___ GIVEN RECORDS

struct LayerDef {
    int kind;
    int cin, cout;
    size_t w_off, b_off;
};

enum {
    L_E0A = 0, L_E0B, L_E1A, L_E1B, L_E2A, L_E2B, L_E3A, L_E3B, L_E4A, L_E4B,
    L_UP3, L_D3A, L_D3B, L_UP2, L_D2A, L_D2B, L_UP1, L_D1A, L_D1B, L_UP0, L_D0A, L_D0B, L_HEAD, NLAYERS
};

size_t build_layers(int in_ch, int out_ch, LayerDef* L) {
    int k = 0;
    for (int l = 0; l < NLEV; ++l) {
        L[k++] = {0, l == 0 ? in_ch : chan(l - 1), chan(l), 0, 0};
// ... 10 lines not shown
        const size_t taps = L[i].kind == 0 ? 9 : (L[i].kind == 1 ? 4 : 1);
        L[i].w_off = off; off += (size_t)L[i].cin * L[i].cout * taps;
        L[i].b_off = off; off += L[i].cout;
    }
    return off;
}

inline size_t align_up(size_t x, size_t a) { return (x + a - 1) / a * a; }

int choose_psplit(int groups, int ntiles) {
    int ps = 512 / groups;
    if (ps < 1) ps = 1;
    if (ps > ntiles) ps = ntiles;
    if (ps < 1) ps = 1;
    return ps;
}

struct WgradGeom { int T, CA, CBp, groups, ntiles, psplit, w8; size_t floats; };

WgradGeom wgrad_geom(int mode, int CA, int CB, int N, int H, int W, int algo) {
    WgradGeom g;
    g.T = mode == CONV_3X3 ? 9 : 4;
    g.CA = CA;
    g.CBp = (CB + 31) / 32 * 32;
    g.w8 = 0;
    int cob8, jb8, th8, tw8;
    if ((algo == 1 || algo == 3) && mode == CONV_3X3 && CB % 32 == 0 && wgrad8_shape(CA, g.CBp, cob8, jb8, th8, tw8, algo == 3)) {
        g.w8 = 1;
        g.groups = (CA / cob8) * (g.CBp / jb8);
        g.ntiles = wgrad8_ntiles(CA, g.CBp, N, H, W, algo == 3);
        int ps = 256 / g.groups;
        if (ps > g.ntiles) ps = g.ntiles;
        g.psplit = ps < 1 ? 1 : ps;
        g.floats = (size_t)g.psplit * ((size_t)g.T * CA * g.CBp + CA);
        return g;
    }
    if (algo == 1 && mode == CONV_GATHER2X2 && CB == g.CBp && wgradt8_takes(CA, CB)) {
        g.w8 = 1;
        g.groups = (CA / 128) * (g.CBp / 64);
        g.ntiles = wgradt8_ntiles(N, H, W);
        int ps = 256 / g.groups;
        if (ps > g.ntiles) ps = g.ntiles;
        g.psplit = ps < 1 ? 1 : ps;
        g.floats = (size_t)g.psplit * ((size_t)g.T * CA * g.CBp + CA);
        return g;
    }
    const int COB = (CA % 64 == 0) ? 64 : 32;
    const int TH = mode == CONV_3X3 ? 4 : 2;
    g.groups = (CA / COB) * (g.CBp / 32);
    g.ntiles = ((W + 31) / 32) * ((H + TH - 1) / TH) * N;
    g.psplit = choose_psplit(g.groups, g.ntiles);
    g.floats = (size_t)g.psplit * ((size_t)g.T * CA * g.CBp + CA);
    return g;
}
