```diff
diff --git a/sora_amd/csrc/deint_columns.h b/sora_amd/csrc/deint_columns.h
--- /dev/null
+++ b/sora_amd/csrc/deint_columns.h
@@ -0,0 +1,10 @@
+#pragma once
+
+namespace sora {
+
+constexpr int deint_group(int nb) { return nb >= 2 ? nb / 2 : 1; }
+constexpr int deint_column_row(int nb, int r, int u) { return deint_group(nb) * (u / deint_group(nb)) + (u % deint_group(nb) + r) % deint_group(nb); }
+constexpr int deint_column_depth(int nb, int r, int t) { return (t + deint_group(nb) - r % deint_group(nb)) % deint_group(nb); }
+constexpr int deint_column_byte(int nb, int r, int u) { return 16 * deint_column_row(nb, r, u) + r; }
+
+}
diff --git a/sora_amd/csrc/dev_sym11a.h b/sora_amd/csrc/dev_sym11a.h
--- a/sora_amd/csrc/dev_sym11a.h
+++ b/sora_amd/csrc/dev_sym11a.h
@@ -2,6 +2,7 @@
 #include "kernels.h"
 #include "dev_viterbi.h"
 #include "dev_pilot11a.h"
+#include "deint_columns.h"
 
 namespace sora {
 
@@ -104,6 +105,49 @@
     }
 }
 
+__device__ __forceinline__ void demap_column_tables(int nb, int e, int tb[3])
+{
+#pragma unroll
+    for (int t = 0; t < 3; t++) {
+        const int d = nb < 4 ? 0 : nb == 4 ? deint_column_depth(4, e, t & 1) : deint_column_depth(6, e, t);
+        tb[t] = d == 0 ? 0 : d == 1 ? (nb == 4 ? 256 : 512) : 768;
+    }
+}
+__device__ __forceinline__ void sym_back_demap_stream(const Tables& T, const uint8_t* s_demap, const int tb[3], const uint32_t v3[3], int4 rec, int nb, int e, uint8_t* row)
+{
+    cpx c1[3], c2[3];
+#pragma unroll
+    for (int m = 0; m < 3; m++) {
+        const int bin = carrier_bin48(3 * e + m);
+        const int c = bin < 32 ? bin : bin - 64;
+        c1[m] = rot_coeff(T, w16(rec.x + c * rec.y));
+        c2[m] = rot_coeff(T, w16(rec.z + c * rec.w));
+    }
+    const int h = nb >> 1;
+#pragma unroll
+    for (int m = 0; m < 3; m++) {
+        cpx v = mul_q15(unpack(v3[m]), c1[m]);
+        v = mul_q15(v, c2[m]);
+        int re = v.re >> 4, im = v.im >> 4;
+        re = min(max(re, -128), 127); im = min(max(im, -128), 127);
+        uint8_t* o = row + 16 * nb * m;
+        const uint8_t r0 = s_demap[tb[0] | (re & 0xFF)];
+        if (nb >= 2) {
+            const uint8_t i0 = s_demap[tb[0] | (im & 0xFF)];
+            if (nb >= 4) {
+                const uint8_t r1 = s_demap[tb[1] | (re & 0xFF)], i1 = s_demap[tb[1] | (im & 0xFF)];
+                if (nb == 6) {
+                    const uint8_t r2 = s_demap[tb[2] | (re & 0xFF)], i2 = s_demap[tb[2] | (im & 0xFF)];
+                    o[32] = r2; o[80] = i2;
+                }
+                o[16] = r1; o[16 * (h + 1)] = i1;
+            }
+            o[16 * h] = i0;
+        }
+        o[0] = r0;
+    }
+}
+
 __device__ __forceinline__ void demap_table_to_lds(const Tables& T, uint8_t* s_demap)
 {
     reinterpret_cast<uint32_t*>(s_demap)[threadIdx.x] = (reinterpret_cast<const uint32_t*>(T.demap)[threadIdx.x] << 1) & 0xFEFEFEFEu;
diff --git a/sora_amd/csrc/k_rx.hip b/sora_amd/csrc/k_rx.hip
--- a/sora_amd/csrc/k_rx.hip
+++ b/sora_amd/csrc/k_rx.hip
@@ -33,9 +33,9 @@
 #pragma unroll
     for (int m = 0; m < 4; m++) { fq[m] = pk_tw_mul(fx->freq[e + 16 * m]); ch[m] = pk_tw_mul(fx->chan[e + 16 * m]); }
     const int nb = __builtin_amdgcn_readfirstlane((int)r.nbpsc), ncbps = 48 * nb, nsym = __builtin_amdgcn_readfirstlane((int)r.nsym);
-    uint32_t mp[4];
     const bool packs = deint_packs(nb, lane);
-    deint_map_words(T, nb, lane, mp);
+    int tb[3];
+    demap_column_tables(nb, e, tb);
     uint8_t* dst = A.soft + (size_t)r.slot0 * kSoftBytesPerSlot;
     const int pk = lane & 3;
     const int pbin = pk == 0 ? 43 : pk == 1 ? 57 : pk == 2 ? 7 : 21, pc = pk == 0 ? -21 : pk == 1 ? -7 : pk == 2 ? 7 : 21;
@@ -115,8 +115,8 @@
         if (active) {
             uint32_t v3[3];
 #pragma unroll
-            for (int m = 0; m < 3; m++) v3[m] = s_eq[w][g][carrier_bin48(e + 16 * m)];
-            sym_back_demap(T, s_demap, v3, rec, nb, e, s_soft[w][g]);
+            for (int m = 0; m < 3; m++) v3[m] = s_eq[w][g][carrier_bin48(3 * e + m)];
+            sym_back_demap_stream(T, s_demap, tb, v3, rec, nb, e, s_soft[w][g] + e);
         }
         wave_lds_sync();
         {
@@ -124,7 +124,7 @@
             const uint32_t sym_bytes = (uint32_t)ncbps;
             uint8_t* d = dst + (size_t)(s0 - 1) * sym_bytes;
             for (int gs = 0; gs < nact; gs++, d += sym_bytes)
-                if (packs) soft8_store(d, (uint32_t)lane, deint_gather8(s_soft[w][gs], mp));
+                if (packs) soft8_store(d, (uint32_t)lane, reinterpret_cast<const uint2*>(s_soft[w][gs])[lane]);
         }
         wave_lds_sync();
     }
```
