__device__ __forceinline__ uint32_t fast_div(uint32_t n, uint32_t mul, uint32_t shr) {
  const uint32_t t = __umulhi(n, mul);
  return (t + ((n - t) >> (shr ? 1 : 0))) >> (shr ? shr - 1 : 0);
}

struct RowOut {
  __nv_bfloat16* out;
  float* f32;
  const __nv_bfloat16* res;
};

template <int ES, typename T>
__device__ __forceinline__ T* elem_ptr(T* p, long long off) {
  if (ES == 2) return p + off;
  return reinterpret_cast<T*>(reinterpret_cast<uintptr_t>(p) + off * ES);
}

template <int ES = 2>
__device__ __forceinline__ RowOut row_out(const ConvTcArgs& p, int mt, int n0, int m) {
  RowOut o{nullptr, nullptr, nullptr};
  bool valid;
  int img, oy, ox;
  if (p.mode == 0) {
    const int row = mt * kBlockM + m;
    const int plane = p.hp * p.wp;
    img = static_cast<int>(fast_div(static_cast<uint32_t>(row), p.plane_mul, p.plane_shr));
    const int rem = row - img * plane;
    const int yp = static_cast<int>(fast_div(static_cast<uint32_t>(rem), p.wp_mul, p.wp_shr)), xp = rem - yp * p.wp;
    valid = row < p.rows_total && yp >= 1 && yp <= p.hp - 2 && xp >= 1 && xp <= p.wp - 2;
    oy = yp - 1;
    ox = xp - 1;
  } else {
// ... 17 lines not shown
  } else if (p.upsample) {
    const long long r00 = (static_cast<long long>(img) * (2 * oh + 2) + 2 * oy + 1) * (2 * ow + 2) + 2 * ox + 1;
    o.out = elem_ptr<ES>(p.out, r00 * p.out_ld + p.out_coff + n0);
  } else {
    o.out = elem_ptr<ES>(p.out, conv_row * p.out_ld + p.out_coff + n0);
  }
  return o;
}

______

§ **WHAT NEEDS TO BE DONE**
Starting from the top of the records and ending at the line that contains "for (int l = 0;", repeat each line exactly and return only those lines.

§ **SOLUTION**
struct LayerDef {
    int kind;
    int cin, cout;
    size_t w_off, b_off;
};

enum {
    L_E0A = 0, L_E0B, L_E1A, L_E1B, L_E2A, L_E2B, L_E3A, L_E3B, L_E4A, L_E4B,
    L_UP3, L_D3A, L_D3B, L_UP2, L_D2A, L_D2B, L_UP1, L_D1A, L_D1B, L_UP0, L_D0A, L_D0B, L_HEAD, NLAYERS
};

size_t build_layers(int in_ch, int out_ch, LayerDef* L) {
    int k = 0;
    for (int l = 0; l < NLEV; ++l) {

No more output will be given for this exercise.